> **What to do**
Once you have located the line containing "bool missing_pointer, const" in the material below, return it exactly along with each line after it through the line containing "const char* also_what, void*".

══════════════════════════════

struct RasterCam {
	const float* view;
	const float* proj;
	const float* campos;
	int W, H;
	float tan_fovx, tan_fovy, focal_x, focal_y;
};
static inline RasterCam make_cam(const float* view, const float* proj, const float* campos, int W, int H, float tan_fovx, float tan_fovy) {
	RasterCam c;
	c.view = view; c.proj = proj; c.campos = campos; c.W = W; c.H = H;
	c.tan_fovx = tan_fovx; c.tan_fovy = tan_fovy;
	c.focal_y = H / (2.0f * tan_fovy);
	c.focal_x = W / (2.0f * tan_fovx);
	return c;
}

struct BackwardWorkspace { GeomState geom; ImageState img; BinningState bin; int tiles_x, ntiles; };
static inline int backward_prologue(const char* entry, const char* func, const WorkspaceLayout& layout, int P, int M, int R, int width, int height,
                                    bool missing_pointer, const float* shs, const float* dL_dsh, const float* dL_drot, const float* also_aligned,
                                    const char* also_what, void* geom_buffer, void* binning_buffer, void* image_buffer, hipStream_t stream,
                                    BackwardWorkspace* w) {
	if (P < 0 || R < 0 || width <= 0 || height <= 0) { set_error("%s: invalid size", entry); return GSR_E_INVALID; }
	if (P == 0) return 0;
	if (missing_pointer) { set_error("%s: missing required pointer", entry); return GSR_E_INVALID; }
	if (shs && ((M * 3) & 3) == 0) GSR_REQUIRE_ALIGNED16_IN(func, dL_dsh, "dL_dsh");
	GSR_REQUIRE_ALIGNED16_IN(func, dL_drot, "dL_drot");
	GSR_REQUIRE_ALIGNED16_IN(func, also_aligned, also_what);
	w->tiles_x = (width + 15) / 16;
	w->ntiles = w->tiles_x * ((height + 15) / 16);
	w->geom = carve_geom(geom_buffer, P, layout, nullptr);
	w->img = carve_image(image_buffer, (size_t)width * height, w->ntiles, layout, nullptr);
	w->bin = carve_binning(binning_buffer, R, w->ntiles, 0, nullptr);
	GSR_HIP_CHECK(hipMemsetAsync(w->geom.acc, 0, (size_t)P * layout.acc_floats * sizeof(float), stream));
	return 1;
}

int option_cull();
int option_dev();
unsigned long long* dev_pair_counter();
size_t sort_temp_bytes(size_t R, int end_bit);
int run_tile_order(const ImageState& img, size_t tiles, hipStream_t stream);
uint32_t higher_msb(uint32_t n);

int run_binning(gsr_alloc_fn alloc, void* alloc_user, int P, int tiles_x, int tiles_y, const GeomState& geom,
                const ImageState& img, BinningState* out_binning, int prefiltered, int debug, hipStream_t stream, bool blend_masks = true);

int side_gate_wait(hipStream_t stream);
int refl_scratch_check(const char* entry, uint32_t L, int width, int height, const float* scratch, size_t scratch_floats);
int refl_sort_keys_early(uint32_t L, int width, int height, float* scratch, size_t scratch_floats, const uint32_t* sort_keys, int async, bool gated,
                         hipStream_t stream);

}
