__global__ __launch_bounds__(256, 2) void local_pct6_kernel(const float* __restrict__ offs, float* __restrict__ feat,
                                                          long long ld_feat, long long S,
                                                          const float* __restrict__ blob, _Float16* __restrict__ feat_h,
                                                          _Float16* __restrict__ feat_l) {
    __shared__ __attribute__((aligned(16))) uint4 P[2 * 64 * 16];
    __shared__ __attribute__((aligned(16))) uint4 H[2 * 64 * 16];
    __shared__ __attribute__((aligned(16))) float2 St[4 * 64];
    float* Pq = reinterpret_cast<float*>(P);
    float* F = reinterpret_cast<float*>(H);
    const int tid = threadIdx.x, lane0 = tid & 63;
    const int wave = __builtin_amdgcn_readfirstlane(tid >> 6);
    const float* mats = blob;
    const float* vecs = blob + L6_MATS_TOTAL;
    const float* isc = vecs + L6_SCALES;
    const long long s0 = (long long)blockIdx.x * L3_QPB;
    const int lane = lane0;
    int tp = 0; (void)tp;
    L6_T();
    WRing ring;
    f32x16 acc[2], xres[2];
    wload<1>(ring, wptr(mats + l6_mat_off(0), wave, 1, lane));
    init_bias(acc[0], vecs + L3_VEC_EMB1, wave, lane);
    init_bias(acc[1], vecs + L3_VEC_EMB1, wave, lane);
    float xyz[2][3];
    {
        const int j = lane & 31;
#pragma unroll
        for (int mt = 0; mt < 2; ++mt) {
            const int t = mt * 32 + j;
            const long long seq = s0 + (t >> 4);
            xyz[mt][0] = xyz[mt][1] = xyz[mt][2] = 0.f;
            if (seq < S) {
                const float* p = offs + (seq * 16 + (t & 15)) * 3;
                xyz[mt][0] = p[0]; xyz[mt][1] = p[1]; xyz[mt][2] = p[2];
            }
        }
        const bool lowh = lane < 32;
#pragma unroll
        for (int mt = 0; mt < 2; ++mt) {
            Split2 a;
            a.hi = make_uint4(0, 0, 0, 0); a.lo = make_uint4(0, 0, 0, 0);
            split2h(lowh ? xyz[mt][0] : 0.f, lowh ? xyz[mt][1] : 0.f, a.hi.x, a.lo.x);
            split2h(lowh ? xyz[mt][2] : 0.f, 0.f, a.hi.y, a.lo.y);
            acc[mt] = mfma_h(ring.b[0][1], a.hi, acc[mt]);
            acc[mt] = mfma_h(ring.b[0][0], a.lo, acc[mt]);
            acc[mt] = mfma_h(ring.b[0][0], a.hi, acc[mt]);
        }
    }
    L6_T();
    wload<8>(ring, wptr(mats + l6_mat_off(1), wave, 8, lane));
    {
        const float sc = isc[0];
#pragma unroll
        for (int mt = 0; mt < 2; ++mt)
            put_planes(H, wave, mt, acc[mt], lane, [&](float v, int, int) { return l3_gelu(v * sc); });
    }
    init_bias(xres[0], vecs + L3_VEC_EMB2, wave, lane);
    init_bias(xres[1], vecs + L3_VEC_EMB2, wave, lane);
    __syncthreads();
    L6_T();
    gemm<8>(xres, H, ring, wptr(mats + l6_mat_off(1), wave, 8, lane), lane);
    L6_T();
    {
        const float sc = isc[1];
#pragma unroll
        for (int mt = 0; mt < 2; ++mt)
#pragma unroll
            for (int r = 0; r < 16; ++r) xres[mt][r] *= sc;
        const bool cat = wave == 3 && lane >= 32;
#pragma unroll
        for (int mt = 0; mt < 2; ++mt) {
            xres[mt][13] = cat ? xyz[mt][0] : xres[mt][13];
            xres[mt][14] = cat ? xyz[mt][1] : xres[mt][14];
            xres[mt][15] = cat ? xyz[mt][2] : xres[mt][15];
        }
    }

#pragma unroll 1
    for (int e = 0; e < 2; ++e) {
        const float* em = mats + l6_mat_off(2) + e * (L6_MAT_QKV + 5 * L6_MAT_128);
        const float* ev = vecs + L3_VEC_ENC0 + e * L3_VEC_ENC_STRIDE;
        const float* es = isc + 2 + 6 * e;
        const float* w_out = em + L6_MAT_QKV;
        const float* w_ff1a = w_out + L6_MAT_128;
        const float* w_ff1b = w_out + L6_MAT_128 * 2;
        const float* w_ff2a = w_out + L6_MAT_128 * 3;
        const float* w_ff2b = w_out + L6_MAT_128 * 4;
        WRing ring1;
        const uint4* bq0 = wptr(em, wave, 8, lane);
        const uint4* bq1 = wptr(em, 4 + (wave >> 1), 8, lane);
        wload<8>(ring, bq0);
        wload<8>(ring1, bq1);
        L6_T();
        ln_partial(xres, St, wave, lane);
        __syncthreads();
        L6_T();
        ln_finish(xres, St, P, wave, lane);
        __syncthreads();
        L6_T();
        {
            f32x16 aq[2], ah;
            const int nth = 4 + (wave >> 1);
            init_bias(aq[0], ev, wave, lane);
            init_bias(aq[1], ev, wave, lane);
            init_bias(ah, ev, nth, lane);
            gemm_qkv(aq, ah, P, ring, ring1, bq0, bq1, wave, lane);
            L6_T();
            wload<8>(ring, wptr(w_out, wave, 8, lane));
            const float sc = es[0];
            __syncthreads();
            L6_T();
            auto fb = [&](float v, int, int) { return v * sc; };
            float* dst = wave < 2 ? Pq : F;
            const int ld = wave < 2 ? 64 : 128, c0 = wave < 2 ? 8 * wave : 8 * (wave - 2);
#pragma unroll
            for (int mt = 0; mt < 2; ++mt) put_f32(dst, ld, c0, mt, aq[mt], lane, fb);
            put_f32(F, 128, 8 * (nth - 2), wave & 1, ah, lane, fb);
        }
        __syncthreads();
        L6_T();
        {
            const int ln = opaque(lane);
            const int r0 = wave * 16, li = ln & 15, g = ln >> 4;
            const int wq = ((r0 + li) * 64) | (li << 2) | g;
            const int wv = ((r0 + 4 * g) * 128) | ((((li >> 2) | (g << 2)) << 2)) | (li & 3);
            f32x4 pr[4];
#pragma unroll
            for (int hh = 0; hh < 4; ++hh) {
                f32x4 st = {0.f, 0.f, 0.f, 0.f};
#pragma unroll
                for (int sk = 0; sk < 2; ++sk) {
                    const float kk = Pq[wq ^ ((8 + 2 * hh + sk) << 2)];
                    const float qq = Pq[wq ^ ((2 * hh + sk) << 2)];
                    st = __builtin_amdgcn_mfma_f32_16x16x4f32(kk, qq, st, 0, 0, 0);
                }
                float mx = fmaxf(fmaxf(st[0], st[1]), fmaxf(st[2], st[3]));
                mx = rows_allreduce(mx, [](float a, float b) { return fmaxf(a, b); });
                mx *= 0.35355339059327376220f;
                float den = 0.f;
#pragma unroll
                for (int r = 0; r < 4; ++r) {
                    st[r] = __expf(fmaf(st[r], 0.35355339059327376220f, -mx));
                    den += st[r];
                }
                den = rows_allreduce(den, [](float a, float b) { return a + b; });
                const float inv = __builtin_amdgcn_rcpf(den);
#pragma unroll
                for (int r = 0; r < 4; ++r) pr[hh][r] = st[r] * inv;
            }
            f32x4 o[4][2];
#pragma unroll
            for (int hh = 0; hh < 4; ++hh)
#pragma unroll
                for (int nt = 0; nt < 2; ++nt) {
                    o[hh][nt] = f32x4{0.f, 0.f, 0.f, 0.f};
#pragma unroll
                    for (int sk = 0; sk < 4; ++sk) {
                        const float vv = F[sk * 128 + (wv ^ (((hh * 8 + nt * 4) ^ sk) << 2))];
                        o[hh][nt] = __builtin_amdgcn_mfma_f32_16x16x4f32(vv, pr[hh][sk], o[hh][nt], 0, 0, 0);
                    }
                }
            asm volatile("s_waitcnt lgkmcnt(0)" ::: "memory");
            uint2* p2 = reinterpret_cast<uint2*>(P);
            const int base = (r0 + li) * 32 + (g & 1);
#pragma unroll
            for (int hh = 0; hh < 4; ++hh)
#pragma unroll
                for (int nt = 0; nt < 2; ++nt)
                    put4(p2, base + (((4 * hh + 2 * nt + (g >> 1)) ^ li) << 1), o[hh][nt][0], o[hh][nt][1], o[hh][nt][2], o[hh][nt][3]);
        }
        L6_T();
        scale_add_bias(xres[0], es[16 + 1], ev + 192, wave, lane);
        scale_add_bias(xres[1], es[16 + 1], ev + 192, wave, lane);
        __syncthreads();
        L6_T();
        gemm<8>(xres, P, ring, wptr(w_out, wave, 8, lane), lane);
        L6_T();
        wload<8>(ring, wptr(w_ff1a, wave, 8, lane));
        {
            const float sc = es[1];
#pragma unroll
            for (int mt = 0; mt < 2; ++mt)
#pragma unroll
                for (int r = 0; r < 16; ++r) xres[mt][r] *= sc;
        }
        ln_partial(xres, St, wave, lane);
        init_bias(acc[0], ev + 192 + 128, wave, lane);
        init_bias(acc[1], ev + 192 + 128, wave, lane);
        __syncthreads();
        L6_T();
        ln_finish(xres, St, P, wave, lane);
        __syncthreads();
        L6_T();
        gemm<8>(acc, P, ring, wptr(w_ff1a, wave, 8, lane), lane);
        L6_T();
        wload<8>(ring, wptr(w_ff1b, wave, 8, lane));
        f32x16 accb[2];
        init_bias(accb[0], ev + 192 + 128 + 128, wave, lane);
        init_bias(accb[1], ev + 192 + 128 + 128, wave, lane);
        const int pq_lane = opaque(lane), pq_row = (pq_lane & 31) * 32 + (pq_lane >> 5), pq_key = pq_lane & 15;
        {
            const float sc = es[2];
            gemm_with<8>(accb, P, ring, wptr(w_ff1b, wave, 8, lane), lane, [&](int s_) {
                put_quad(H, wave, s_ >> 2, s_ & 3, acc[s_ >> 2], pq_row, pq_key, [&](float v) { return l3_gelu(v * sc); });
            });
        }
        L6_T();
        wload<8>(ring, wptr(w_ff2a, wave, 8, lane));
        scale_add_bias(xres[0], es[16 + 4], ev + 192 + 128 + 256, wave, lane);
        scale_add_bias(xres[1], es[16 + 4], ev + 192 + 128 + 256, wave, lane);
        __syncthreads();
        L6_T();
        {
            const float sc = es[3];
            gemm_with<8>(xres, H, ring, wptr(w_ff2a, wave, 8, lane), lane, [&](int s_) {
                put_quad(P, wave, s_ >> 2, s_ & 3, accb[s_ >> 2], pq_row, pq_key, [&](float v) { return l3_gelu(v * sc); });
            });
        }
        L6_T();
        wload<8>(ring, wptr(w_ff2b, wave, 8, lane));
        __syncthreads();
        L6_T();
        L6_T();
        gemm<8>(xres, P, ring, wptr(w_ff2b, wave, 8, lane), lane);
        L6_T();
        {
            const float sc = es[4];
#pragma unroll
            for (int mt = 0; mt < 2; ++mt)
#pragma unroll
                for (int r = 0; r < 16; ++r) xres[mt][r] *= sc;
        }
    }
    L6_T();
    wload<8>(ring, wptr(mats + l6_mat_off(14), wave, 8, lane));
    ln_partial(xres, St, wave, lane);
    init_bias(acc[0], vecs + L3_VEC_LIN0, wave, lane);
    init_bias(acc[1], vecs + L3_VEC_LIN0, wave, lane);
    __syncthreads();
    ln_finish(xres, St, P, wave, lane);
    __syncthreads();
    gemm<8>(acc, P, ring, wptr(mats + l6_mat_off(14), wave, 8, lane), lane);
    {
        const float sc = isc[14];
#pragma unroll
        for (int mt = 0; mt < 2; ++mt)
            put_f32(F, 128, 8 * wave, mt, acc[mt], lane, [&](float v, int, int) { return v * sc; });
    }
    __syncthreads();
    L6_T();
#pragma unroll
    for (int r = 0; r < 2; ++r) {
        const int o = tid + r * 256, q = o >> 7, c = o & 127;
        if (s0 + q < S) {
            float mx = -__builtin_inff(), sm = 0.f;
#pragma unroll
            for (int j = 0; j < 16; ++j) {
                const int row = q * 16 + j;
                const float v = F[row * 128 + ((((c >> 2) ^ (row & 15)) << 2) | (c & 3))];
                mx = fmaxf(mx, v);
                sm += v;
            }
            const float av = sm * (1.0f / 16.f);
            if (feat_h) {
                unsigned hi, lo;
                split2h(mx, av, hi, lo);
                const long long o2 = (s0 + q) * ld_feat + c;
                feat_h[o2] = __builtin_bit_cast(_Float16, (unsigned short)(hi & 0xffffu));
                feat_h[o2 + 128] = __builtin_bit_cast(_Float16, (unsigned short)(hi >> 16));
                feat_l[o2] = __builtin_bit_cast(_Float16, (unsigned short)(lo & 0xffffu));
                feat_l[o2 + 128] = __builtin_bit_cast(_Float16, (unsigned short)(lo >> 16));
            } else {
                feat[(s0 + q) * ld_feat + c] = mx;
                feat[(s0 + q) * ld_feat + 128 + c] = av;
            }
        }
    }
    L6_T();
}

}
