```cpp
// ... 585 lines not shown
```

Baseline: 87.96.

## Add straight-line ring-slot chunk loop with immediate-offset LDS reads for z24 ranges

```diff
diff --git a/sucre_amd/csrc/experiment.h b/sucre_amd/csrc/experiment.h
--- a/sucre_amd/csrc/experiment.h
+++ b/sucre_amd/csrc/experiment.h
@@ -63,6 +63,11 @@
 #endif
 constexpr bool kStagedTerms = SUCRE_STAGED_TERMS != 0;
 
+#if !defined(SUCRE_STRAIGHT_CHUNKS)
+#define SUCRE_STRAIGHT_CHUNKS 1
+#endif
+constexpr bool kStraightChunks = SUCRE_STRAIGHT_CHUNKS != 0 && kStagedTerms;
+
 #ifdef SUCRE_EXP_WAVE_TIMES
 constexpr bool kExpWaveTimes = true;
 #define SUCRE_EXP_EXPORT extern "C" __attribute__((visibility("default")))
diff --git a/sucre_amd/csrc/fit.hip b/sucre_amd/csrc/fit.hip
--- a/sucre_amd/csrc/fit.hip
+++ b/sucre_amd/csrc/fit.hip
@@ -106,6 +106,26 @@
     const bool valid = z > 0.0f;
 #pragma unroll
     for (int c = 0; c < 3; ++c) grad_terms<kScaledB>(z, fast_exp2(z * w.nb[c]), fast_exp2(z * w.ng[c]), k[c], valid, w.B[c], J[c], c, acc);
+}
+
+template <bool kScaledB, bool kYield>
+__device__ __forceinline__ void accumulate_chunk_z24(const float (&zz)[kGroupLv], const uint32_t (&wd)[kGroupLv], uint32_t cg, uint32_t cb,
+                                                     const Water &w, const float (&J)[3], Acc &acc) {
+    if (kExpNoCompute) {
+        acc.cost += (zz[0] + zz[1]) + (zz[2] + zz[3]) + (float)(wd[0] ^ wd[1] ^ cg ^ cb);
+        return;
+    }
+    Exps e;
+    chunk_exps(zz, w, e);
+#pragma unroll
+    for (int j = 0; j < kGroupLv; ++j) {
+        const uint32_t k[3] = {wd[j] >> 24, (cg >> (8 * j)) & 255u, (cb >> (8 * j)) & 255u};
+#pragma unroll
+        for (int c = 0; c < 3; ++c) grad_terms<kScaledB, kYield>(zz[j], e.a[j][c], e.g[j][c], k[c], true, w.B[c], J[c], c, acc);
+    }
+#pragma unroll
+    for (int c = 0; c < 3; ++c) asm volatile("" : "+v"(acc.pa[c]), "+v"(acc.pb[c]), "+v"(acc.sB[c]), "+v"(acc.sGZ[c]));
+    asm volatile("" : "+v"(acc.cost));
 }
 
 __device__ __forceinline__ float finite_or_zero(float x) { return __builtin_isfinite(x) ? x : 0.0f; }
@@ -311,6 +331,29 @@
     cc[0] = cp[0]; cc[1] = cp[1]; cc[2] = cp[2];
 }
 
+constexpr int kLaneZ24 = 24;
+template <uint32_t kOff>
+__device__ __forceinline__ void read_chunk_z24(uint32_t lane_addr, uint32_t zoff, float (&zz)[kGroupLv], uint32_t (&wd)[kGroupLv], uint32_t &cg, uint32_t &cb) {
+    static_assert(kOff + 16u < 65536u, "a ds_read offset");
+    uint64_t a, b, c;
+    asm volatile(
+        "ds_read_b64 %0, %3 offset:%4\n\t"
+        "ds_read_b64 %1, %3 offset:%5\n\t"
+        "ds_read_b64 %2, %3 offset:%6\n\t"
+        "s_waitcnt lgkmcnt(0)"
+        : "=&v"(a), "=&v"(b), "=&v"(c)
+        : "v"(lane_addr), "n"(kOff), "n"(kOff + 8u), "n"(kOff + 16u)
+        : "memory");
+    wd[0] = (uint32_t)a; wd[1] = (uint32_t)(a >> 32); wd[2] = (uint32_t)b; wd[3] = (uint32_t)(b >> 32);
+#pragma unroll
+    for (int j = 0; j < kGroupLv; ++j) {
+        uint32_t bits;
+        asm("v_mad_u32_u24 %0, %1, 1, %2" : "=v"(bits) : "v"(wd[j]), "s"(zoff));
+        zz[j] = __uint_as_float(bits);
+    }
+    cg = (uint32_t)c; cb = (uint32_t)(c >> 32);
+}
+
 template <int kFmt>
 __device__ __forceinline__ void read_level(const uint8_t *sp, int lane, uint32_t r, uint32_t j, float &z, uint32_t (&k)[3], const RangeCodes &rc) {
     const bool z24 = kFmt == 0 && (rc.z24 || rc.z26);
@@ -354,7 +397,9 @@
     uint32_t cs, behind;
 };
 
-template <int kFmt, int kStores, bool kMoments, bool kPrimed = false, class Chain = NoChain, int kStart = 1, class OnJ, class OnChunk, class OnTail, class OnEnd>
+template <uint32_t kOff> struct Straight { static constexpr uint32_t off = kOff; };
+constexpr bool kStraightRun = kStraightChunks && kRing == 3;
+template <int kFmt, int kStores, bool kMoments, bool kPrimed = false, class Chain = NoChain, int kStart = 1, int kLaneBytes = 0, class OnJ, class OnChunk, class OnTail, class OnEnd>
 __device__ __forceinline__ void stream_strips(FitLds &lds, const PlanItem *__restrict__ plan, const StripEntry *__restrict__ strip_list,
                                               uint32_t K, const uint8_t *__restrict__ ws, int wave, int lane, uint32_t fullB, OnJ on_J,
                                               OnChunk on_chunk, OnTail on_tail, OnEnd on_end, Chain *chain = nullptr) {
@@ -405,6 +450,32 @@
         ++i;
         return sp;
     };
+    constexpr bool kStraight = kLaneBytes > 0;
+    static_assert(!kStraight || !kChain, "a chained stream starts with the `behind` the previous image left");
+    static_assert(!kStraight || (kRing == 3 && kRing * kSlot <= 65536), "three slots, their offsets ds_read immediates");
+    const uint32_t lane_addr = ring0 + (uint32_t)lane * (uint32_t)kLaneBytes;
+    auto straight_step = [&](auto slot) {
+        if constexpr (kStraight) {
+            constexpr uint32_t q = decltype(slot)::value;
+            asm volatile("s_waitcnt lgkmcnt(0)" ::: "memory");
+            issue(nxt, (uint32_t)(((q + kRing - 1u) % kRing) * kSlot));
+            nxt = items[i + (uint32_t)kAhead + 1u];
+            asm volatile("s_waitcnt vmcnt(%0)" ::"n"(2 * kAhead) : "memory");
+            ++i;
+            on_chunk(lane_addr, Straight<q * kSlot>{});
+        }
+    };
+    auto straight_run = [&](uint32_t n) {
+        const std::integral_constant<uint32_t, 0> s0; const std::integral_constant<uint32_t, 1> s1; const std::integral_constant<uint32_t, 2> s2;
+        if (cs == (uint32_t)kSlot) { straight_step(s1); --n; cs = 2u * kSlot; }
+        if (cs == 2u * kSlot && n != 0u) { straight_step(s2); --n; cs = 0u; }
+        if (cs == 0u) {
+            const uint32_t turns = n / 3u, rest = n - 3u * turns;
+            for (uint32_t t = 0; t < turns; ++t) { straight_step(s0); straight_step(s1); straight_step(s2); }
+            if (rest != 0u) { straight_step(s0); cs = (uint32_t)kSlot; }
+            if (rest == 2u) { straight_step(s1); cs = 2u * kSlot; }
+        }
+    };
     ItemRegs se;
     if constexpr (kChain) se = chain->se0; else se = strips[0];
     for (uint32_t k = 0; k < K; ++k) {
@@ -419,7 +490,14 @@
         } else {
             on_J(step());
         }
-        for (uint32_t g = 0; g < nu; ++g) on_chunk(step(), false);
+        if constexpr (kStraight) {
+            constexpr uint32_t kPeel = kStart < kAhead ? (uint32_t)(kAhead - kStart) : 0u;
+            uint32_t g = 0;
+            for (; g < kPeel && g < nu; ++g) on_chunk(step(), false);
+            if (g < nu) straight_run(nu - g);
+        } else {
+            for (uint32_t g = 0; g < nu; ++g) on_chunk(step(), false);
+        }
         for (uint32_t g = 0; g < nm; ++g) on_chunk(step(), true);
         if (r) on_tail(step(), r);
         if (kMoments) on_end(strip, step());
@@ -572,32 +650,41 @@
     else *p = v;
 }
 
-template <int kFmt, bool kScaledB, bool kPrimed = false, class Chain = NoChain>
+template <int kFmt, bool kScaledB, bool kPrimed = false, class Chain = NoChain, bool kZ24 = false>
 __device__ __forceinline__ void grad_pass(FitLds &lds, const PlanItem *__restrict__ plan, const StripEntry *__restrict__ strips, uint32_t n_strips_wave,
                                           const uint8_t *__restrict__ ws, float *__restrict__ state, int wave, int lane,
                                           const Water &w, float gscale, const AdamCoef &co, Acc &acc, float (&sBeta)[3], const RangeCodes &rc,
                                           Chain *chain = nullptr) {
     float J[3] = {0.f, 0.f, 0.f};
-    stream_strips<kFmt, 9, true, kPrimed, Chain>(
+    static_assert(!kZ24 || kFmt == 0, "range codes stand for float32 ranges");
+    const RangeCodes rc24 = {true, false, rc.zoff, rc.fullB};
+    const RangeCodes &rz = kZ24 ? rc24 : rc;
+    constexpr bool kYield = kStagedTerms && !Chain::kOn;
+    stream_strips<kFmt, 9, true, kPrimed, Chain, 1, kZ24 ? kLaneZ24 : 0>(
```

══════════════════════════════

> **Exercise answer**
                                    bool missing_pointer, const float* shs, const float* dL_dsh, const float* dL_drot, const float* also_aligned,
                                    const char* also_what, void* geom_buffer, void* binning_buffer, void* image_buffer, hipStream_t stream,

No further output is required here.